Stat 211: Elementary Inferential Statistics - Study Notes

Stat 211: Elementary Inferential Statistics

Unit 1: Data and Collection

Identifying Data
  • Date: Introduction to Statistics

Definitions: Statistics and Statistic
  • Statistics (plural): The science of learning from data. It involves collecting, organizing, analyzing, and interpreting information to understand patterns, make decisions, and draw conclusions in the presence of uncertainty.

  • Statistic (singular): A numerical summary that describes a characteristic of a SAMPLE.

Population vs Sample
  • Population: The entire group of individuals or cases that we are interested in studying or drawing conclusions about.

  • Sample: A subset of the population that is actually observed or collected for analysis.
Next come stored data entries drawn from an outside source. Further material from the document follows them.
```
#ifdef QP_LHSTATS
#define QP_PPROF_ON 0
#else
#define QP_PPROF_ON 1
#endif
#ifdef QP_PROFILE
    double* pscal = c.scal + 20;
    long long pt0 = wall_clock64();
#define PPROF(i)                                       \
    do {                                               \
        __syncthreads();                               \
        const long long t_ = wall_clock64();           \
        if (tid == 0 && QP_PPROF_ON) pscal[i] += (double)(t_ - pt0);  \
        pt0 = t_;                                      \
    } while (0)
#else
#define PPROF(i)
#endif
    if (tid == 0) pw.ncand[0] = 0;
    __threadfence_block();
    __syncthreads();
    if (geometric)
        row_pass<PASS_CAND_GEO>(c, io);
    else
        row_pass<PASS_CAND>(c, io);
    __threadfence_block();
    __syncthreads();
    if (pw.ncand[0] > PL_NC) return 1;

    {
        const int* k0bad = (const int*)(pw.k0f + 18 * (size_t)d.nj);
        if (k0bad[0] | k0bad[1]) return 2;
    }
    for (int it = tid; it < 18 * d.nj; it += QP_THREADS) f3[it] = pw.k0f[it];

    for (int it0 = tid; it0 < d.nb * 3 * d.oq; it0 += 4 * QP_THREADS) {
        double xq[4][6], sc4[4];
#pragma unroll
        for (int q = 0; q < 4; ++q) {
            const int it = it0 + q * QP_THREADS < d.nb * 3 * d.oq ? it0 + q * QP_THREADS : it0;
            const int a = it / (3 * d.oq), k = (it / d.oq) % 3, j6 = it % d.oq, m = j6 / 6;
            const double* xs = ctrl + ((size_t)(d.first + a) * 3 + k) * d.oq + 6 * m;
#pragma unroll
            for (int jj = 0; jj < 6; ++jj) xq[q][jj] = xs[jj];
            sc4[q] = w.segsc[m];
        }
#pragma unroll
        for (int q = 0; q < 4; ++q) {
            const int it = it0 + q * QP_THREADS;
            if (it < d.nb * 3 * d.oq) {
                const int i = (it % d.oq) % 6;
                double g = 0;
#pragma unroll
                for (int jj = 0; jj < 6; ++jj) g += Qbase[6 * i + jj] * xq[q][jj];
                w.cvec[it] = 2 * sc4[q] * g;
            }
        }
    }
    __threadfence_block();
    __syncthreads();
    double* gred = pw.v0 + (size_t)d.nj * NK;
    double* usum = gred + (size_t)d.nj * NK;
    apply_FT(d, w, w.cvec, gred, 1.0);
    __threadfence_block();
    __syncthreads();
    for (int i = tid; i < d.nj * NK; i += QP_THREADS) pw.v0[i] = gred[i];
    __threadfence_block();
    __syncthreads();
    v0_solve3_fn(d.nj, d.nk, d.nb, pw.v0, f3);
    __threadfence_block();
    __syncthreads();

    PPROF(0);
    bool accepted = false;
    int n_done = 0, nP = 0;
    for (int outer = 0; outer < 8 && !accepted; ++outer) {
        const int n = pw.ncand[0];
        if (n > PL_NC) return 1;
        const int n_prev = n_done;
#ifndef QP_PROFILE
        if (outer > 0 && tid == 0) c.scal[SC_PROF0 + 4] += 1;
#endif
        const int first_new = n_done;
        {
            const int n_new = n - first_new;
            for (int i = tid; i < n_new; i += QP_THREADS) inP[i] = pw.cand[first_new + i].row;
            __syncthreads();
            Cand mine;
            int rank = 0;
            if (tid < n_new) {
                mine = pw.cand[first_new + tid];
                for (int j = 0; j < n_new; ++j) rank += inP[j] < mine.row;
            }
            __syncthreads();
            if (tid < n_new) pw.cand[first_new + rank] = mine;
            __threadfence_block();
            __syncthreads();
        }
        for (int ci = tid; ci < n; ci += QP_THREADS) inP[ci] = cand_meta(pw.cand[ci]);
        n_done = n;
        __syncthreads();
        for (int it = tid; it < n * n; it += QP_THREADS) {
            const int ci = it / n, cj = it % n;
            if (cj > ci || ci < first_new) continue;
            const double sv = s_from_table(pw.cand, pw.G, ci, cj, inP[ci], inP[cj]);
            pw.Sg[(size_t)ci * PL_NC + cj] = sv;
            pw.Sg[(size_t)cj * PL_NC + ci] = sv;
        }
        for (int ci = tid; ci < n; ci += QP_THREADS) dv[ci] = -cand_dot(pw.cand[ci], pw.v0, NK) - pw.cand[ci].slack;
        for (int ci = tid; ci < n; ci += QP_THREADS)
            str[ci] = outer == 0 ? pw.cand[ci].strength : (ci < n_prev && zc[ci] > 0 ? 1e3 + zc[ci] : 0.0);
        __threadfence_block();
        __syncthreads();
        const double* Suse = pw.Sg;
        int ldS = PL_NC;
        {
            double* Sl = f3 + 18 * d.nj;
            if ((int)(Sl - lds) + n * n <= c.lds_avail) {
                for (int it = tid; it < n * n; it += QP_THREADS) Sl[it] = pw.Sg[(size_t)(it / n) * PL_NC + it % n];
                Suse = Sl, ldS = n;
                __syncthreads();
            }
        }
        PPROF(1);
        if (tid < 64) {
            __builtin_amdgcn_s_setprio(QP_CHAIN_PRIO);
            const int res_nP = (outer > 0 && nP > 0) ? nP : -1;
#ifdef QP_LHSTATS
            const int r = lh_wave(n, Suse, ldS, dv, zc, tv, yv, wv, P, inP, banned, Lc, sint + 2, pmax, str, big, c.scal + 20, res_nP, n_prev);
#else
            const int r = lh_wave(n, Suse, ldS, dv, zc, tv, yv, wv, P, inP, banned, Lc, sint + 2, pmax, str, big, nullptr, res_nP, n_prev);
#endif
            __builtin_amdgcn_s_setprio(0);
            if (tid == 0) sint[1] = r;
        }
        __syncthreads();
        nP = sint[1];
        PPROF(2);
        if (nP < 0) return 3;
        int* pmeta = inP;
        int* off = banned;
        const int nsub = 3 * d.nb;
        for (int b = tid; b < nP; b += QP_THREADS) pmeta[b] = cand_meta(pw.cand[P[b]]);
        __syncthreads();
        for (int sub = tid; sub < nsub; sub += QP_THREADS) {
            int cnt = 0;
            for (int b = 0; b < nP; ++b) cnt += meta_sign(pmeta[b], sub / 3, sub % 3) != 0;
            ((int*)str)[sub] = cnt;
        }
        __syncthreads();
        for (int sub = tid; sub <= nsub; sub += QP_THREADS) {
            int o = 0;
            for (int q = 0; q < sub; ++q) o += ((int*)str)[q];
            off[sub] = o;
        }
        __syncthreads();
        for (int it = tid; it < nP * 6; it += QP_THREADS) {
            const int b = it / 6, side = (it % 6) / 3, k = it % 3;
            const int meta = pmeta[b], ag = side == 0 ? (meta & 255) : ((meta >> 8) & 255) - 1;
            if (ag < 0 || !(((meta >> 16) >> k) & 1)) continue;
            int rank = 0;
            for (int q = 0; q < b; ++q) rank += meta_sign(pmeta[q], ag, k) != 0;
            const Cand& cd = pw.cand[P[b]];
            const double sn = side == 0 ? cd.n[k] : -cd.n[k];
            double* en = pw.ptab + 4 * (size_t)(off[ag * 3 + k] + rank);
            en[0] = (double)((cd.knot - 1) * 1024 + b), en[1] = sn * cd.t[0], en[2] = sn * cd.t[1], en[3] = sn * cd.t[2];
        }
        __threadfence_block();
        __syncthreads();
        for (int round = 0; round < 4; ++round) {
            for (int b = tid; b < nP; b += QP_THREADS) tv[b] = zc[P[b]];
            __syncthreads();
            for (int it = tid; it < d.nj * nsub; it += QP_THREADS) {
                const int kb = it / nsub, sub = it % nsub;
                const size_t i = (size_t)kb * NK + sub * 3;
                double u0 = gred[i], u1 = gred[i + 1], u2 = gred[i + 2];
                for (int o = off[sub]; o < off[sub + 1]; ++o) {
                    const double* en = pw.ptab + 4 * (size_t)o;
                    const int key = (int)en[0];
                    if ((key >> 10) == kb) {
                        const double zb = tv[key & 1023];
                        u0 += zb * en[1], u1 += zb * en[2], u2 += zb * en[3];
                    }
                }
                usum[i] = u0, usum[i + 1] = u1, usum[i + 2] = u2;
            }
            __threadfence_block();
            __syncthreads();
            table_product_fn(d.nj, NK, d.nb, pw.G, usum, w.rhs);
            __threadfence_block();
            __syncthreads();
            apply_F(d, w, w.rhs, w.dx);
            __threadfence_block();
            __syncthreads();
            io.vmax = 0;
            row_pass<PASS_VERIFY>(c, io);
            const double vmax = block_reduce(io.vmax, 1, red);
            __threadfence_block();
            __syncthreads();
            if (pw.ncand[0] > n) break;
            double emax = 0, zmin = 0, zmax = 0;
            for (int b = tid; b < nP; b += QP_THREADS) {
                const double e = w.ds[pw.cand[P[b]].row];
                yv[b] = -e;
                emax = fmax(emax, fabs(e));
                zmin = fmin(zmin, zc[P[b]]), zmax = fmax(zmax, zc[P[b]]);
            }
            emax = block_reduce(emax, 1, red);
            zmin = block_reduce(zmin, 2, red);
            zmax = block_reduce(zmax, 1, red);
#ifdef QP_POLSTATS
            if (tid == 0) {
                double* ps = c.scal + 20;
                ps[0] = vmax, ps[1] = zmin, ps[2] = zmax, ps[3] = emax + 1000.0 * round + 1e6 * outer + 1e8 * nP + 1e12 * n;
            }
#endif
            if (vmax <= 5e-9 && zmin >= -1e-9 * fmax(1.0, zmax) && (emax < 1e-12 || round == 3)) {
                accepted = true;
                if (tid == 0) red[12] = fmax(fmax(vmax, 0.0), fmax(0.0, -zmin) / fmax(1.0, zmax));
                break;
            }
            if (round == 3) break;
            if (tid < 64 && nP > 0) {
                const int lane = tid;
                double er[LH_H], ur[LH_H], yr[LH_H];
                kl_lds* Wl = big ? nullptr : (kl_lds*)Lc;
                double* Wg = big ? Lc : nullptr;
                lhv_load(yv, er, nP, lane);
                lh_rows(Wl, Wg, er, ur, nP, lane);
                lh_cols(Wl, Wg, ur, yr, nP, lane);
#pragma unroll
                for (int h = 0; h < LH_H; ++h)
                    if (lane + 64 * h < nP) zc[P[lane + 64 * h]] += yr[h];
            }
            __syncthreads();
        }
        PPROF(3);
        if (!accepted && pw.ncand[0] <= n) break;
    }
    if (!accepted) return 4;
    {
        double* xb = ctrl + (size_t)d.first * 3 * d.oq;
        const int nx = d.nb * 3 * d.oq;
        for (int i0 = tid; i0 < nx; i0 += 4 * QP_THREADS) {
            double xv[4], dv4[4];
#pragma unroll
            for (int q = 0; q < 4; ++q) {
                const int i = i0 + q * QP_THREADS;
                xv[q] = i < nx ? xb[i] : 0.0, dv4[q] = i < nx ? w.dx[i] : 0.0;
            }
#pragma unroll
            for (int q = 0; q < 4; ++q)
                if (i0 + q * QP_THREADS < nx) xb[i0 + q * QP_THREADS] = xv[q] + dv4[q];
        }
    }
    __threadfence_block();
    __syncthreads();
    for (int b = tid; b < nP; b += QP_THREADS) {
        const Cand& cd = pw.cand[P[b]];
        if (cd.snap_idx >= 0 && zc[P[b]] > 0) ctrl[cd.snap_idx] = cd.snap_val;
    }
    __threadfence_block();
    __syncthreads();
    return 0;
}

__device__ __noinline__ int polish_entry(RowCtx c_in, PolishWs pw_in, double* lds, double* red, int* flag, int mode) {
    PassIO io = {};
    RowCtx c = uni_words(c_in);
    PolishWs pw = uni_words(pw_in);
    c.pw = &pw;
    return polish_qp(c, io, pw, uni(lds), uni(red), uni(flag), uni(mode));
}
```

Measured before the change: 197,100.

## Add blocked 8-column warm-start append to the LH inverse in QP polish

Warm-start constraints in the active-set QP are now ranked once up front instead of re-scanned with a wave argmax on every iteration. When the active set size is a multiple of 8, they are appended eight at a time using a blocked Schur-complement update: an 8x8 Cholesky factor plus matrix-matrix products over the LDS inverse. This replaces eight rank-1 append iterations with one blocked step, cutting per-iteration synchronisation and memory passes. It adds register pressure and new code paths, and if a pivot fails mid-block it bans that constraint and falls back to the single-append path.

```diff
diff --git a/swarm_simulator_amd/csrc/kernels/lh_block.h b/swarm_simulator_amd/csrc/kernels/lh_block.h
--- /dev/null
+++ b/swarm_simulator_amd/csrc/kernels/lh_block.h
@@ -0,0 +1,78 @@
+#pragma once
+#include "lh_layout.h"
+#ifndef LHB_FN
+#define LHB_FN __host__ __device__ inline
+#endif
+#if defined(__clang__)
+#define LHB_UNROLL _Pragma("unroll")
+#else
+#define LHB_UNROLL
+#endif
+#define LHB 8
+
+LHB_FN bool lhb_fits(int nP, int left, int pmax) { return (nP & 7) == 0 && left >= LHB && nP + 2 * LHB <= pmax; }
+LHB_FN int lhb_scr(int g) { return lhp_grp(g + 1); }
+LHB_FN int lhb_at(int r, int u) { return LHB * r + u; }
+#define LHB_NSUM 44
+LHB_FN int lhb_tri(int a, int b) { return a * (a + 1) / 2 + b; }
+LHB_FN void lhb_sum_of(int e, int& a, int& b) {
+    if (e >= 36) {
+        a = e - 36, b = LHB;
+        return;
+    }
+    a = 0;
+    while (lhb_tri(a + 1, 0) <= e) ++a;
+    b = e - lhb_tri(a, 0);
+}
+template <class PX, class PY>
+LHB_FN double lhb_dot(PX x, int sx, PY y, int sy, int rows) {
+    double s0 = 0, s1 = 0, s2 = 0, s3 = 0;
+    for (int r = 0; r < rows; r += 4) {
+        s0 += x[r * sx] * y[r * sy];
+        s1 += x[(r + 1) * sx] * y[(r + 1) * sy];
+        s2 += x[(r + 2) * sx] * y[(r + 2) * sy];
+        s3 += x[(r + 3) * sx] * y[(r + 3) * sy];
+    }
+    return (s0 + s1) + (s2 + s3);
+}
+LHB_FN bool lhb_before(double sa, int a, double sb, int b) { return sa > sb || (sa == sb && a < b); }
+
+struct LhBlock {
+    double c[LHB][LHB];
+    int good;
+};
+template <class RS>
+LHB_FN void lhb_factor(LhBlock& B, const double (&sd)[LHB], RS rs) {
+    int good = LHB;
+    LHB_UNROLL
+    for (int k = 0; k < LHB; ++k) {
+        double p = B.c[k][k];
+        LHB_UNROLL
+        for (int m = 0; m < k; ++m) p -= B.c[k][m] * B.c[k][m];
+        const bool ok = good == LHB && p > 1e-13 * fmax(1e-30, sd[k]);
+        if (!ok && good == LHB) good = k;
+        const double ir = ok ? rs(p) : 1.0;
+        B.c[k][k] = ir;
+        LHB_UNROLL
+        for (int i = k + 1; i < LHB; ++i) {
+            double s = B.c[i][k];
+            LHB_UNROLL
+            for (int m = 0; m < k; ++m) s -= B.c[i][m] * B.c[k][m];
+            B.c[i][k] = ok ? s * ir : 0.0;
+        }
+    }
+    B.good = good;
+}
+LHB_FN void lhb_solve(const double (&gp)[36], double (&y)[LHB]) {
+    LHB_UNROLL
+    for (int a = 0; a < LHB; ++a) {
+        double s = y[a];
+        LHB_UNROLL
+        for (int b = 0; b < a; ++b) s -= gp[a * (a + 1) / 2 + b] * y[b];
+        y[a] = s * gp[a * (a + 1) / 2 + a];
+    }
+}
+#define LHB_SCR_V 36
+#define LHB_SCR_GI LHB_NSUM
+#define LHB_SCR_SD (LHB_SCR_GI + 36)
+#define LHB_SCR (LHB_SCR_SD + LHB)
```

It is used to estimate information about the population.

  • Parameters & Statistics:

    • Populations have parameters: numerical measurements describing characteristics of a population (usually unknown, denoted by Greek letters).

    • Samples have statistics: numerical measurements describing characteristics of a sample (calculated to estimate parameters).

Types of Statistics
  • A statistic is a number that summarizes data from a sample and serves various roles:

    • Descriptive: Describes what was observed.

    • Summary: Condenses raw data into a meaningful value.

    • Explanatory: Helps explore relationships between variables.

    • Predictive: Used to forecast outcomes.

Statistical Analysis
  • Descriptive Statistics: Summarizing and organizing data.

  • Inferential Statistics: Making predictions or decisions about a population based on a sample.

The Process of a Statistical Study
  1. Identify Goals

  2. Draw from Population

  3. Sample Population

  4. Draw Conclusions

  5. Summarize Sample Statistics

Applications of Statistics

Data Collection Examples

  • Application: Facebook

    • Data Collection: Gathers user behavior (likes, shares, clicks, time on posts).

    • Descriptive Statistics: Summarizes activity (average time spent, most liked posts, user demographics).

    • Inferential Statistics: Makes predictions (What posts will you like next? Who might you know?).

  • Application: Texting while Driving

    • Study Details: 40 drivers divided into three groups: sober, drunk, and texting.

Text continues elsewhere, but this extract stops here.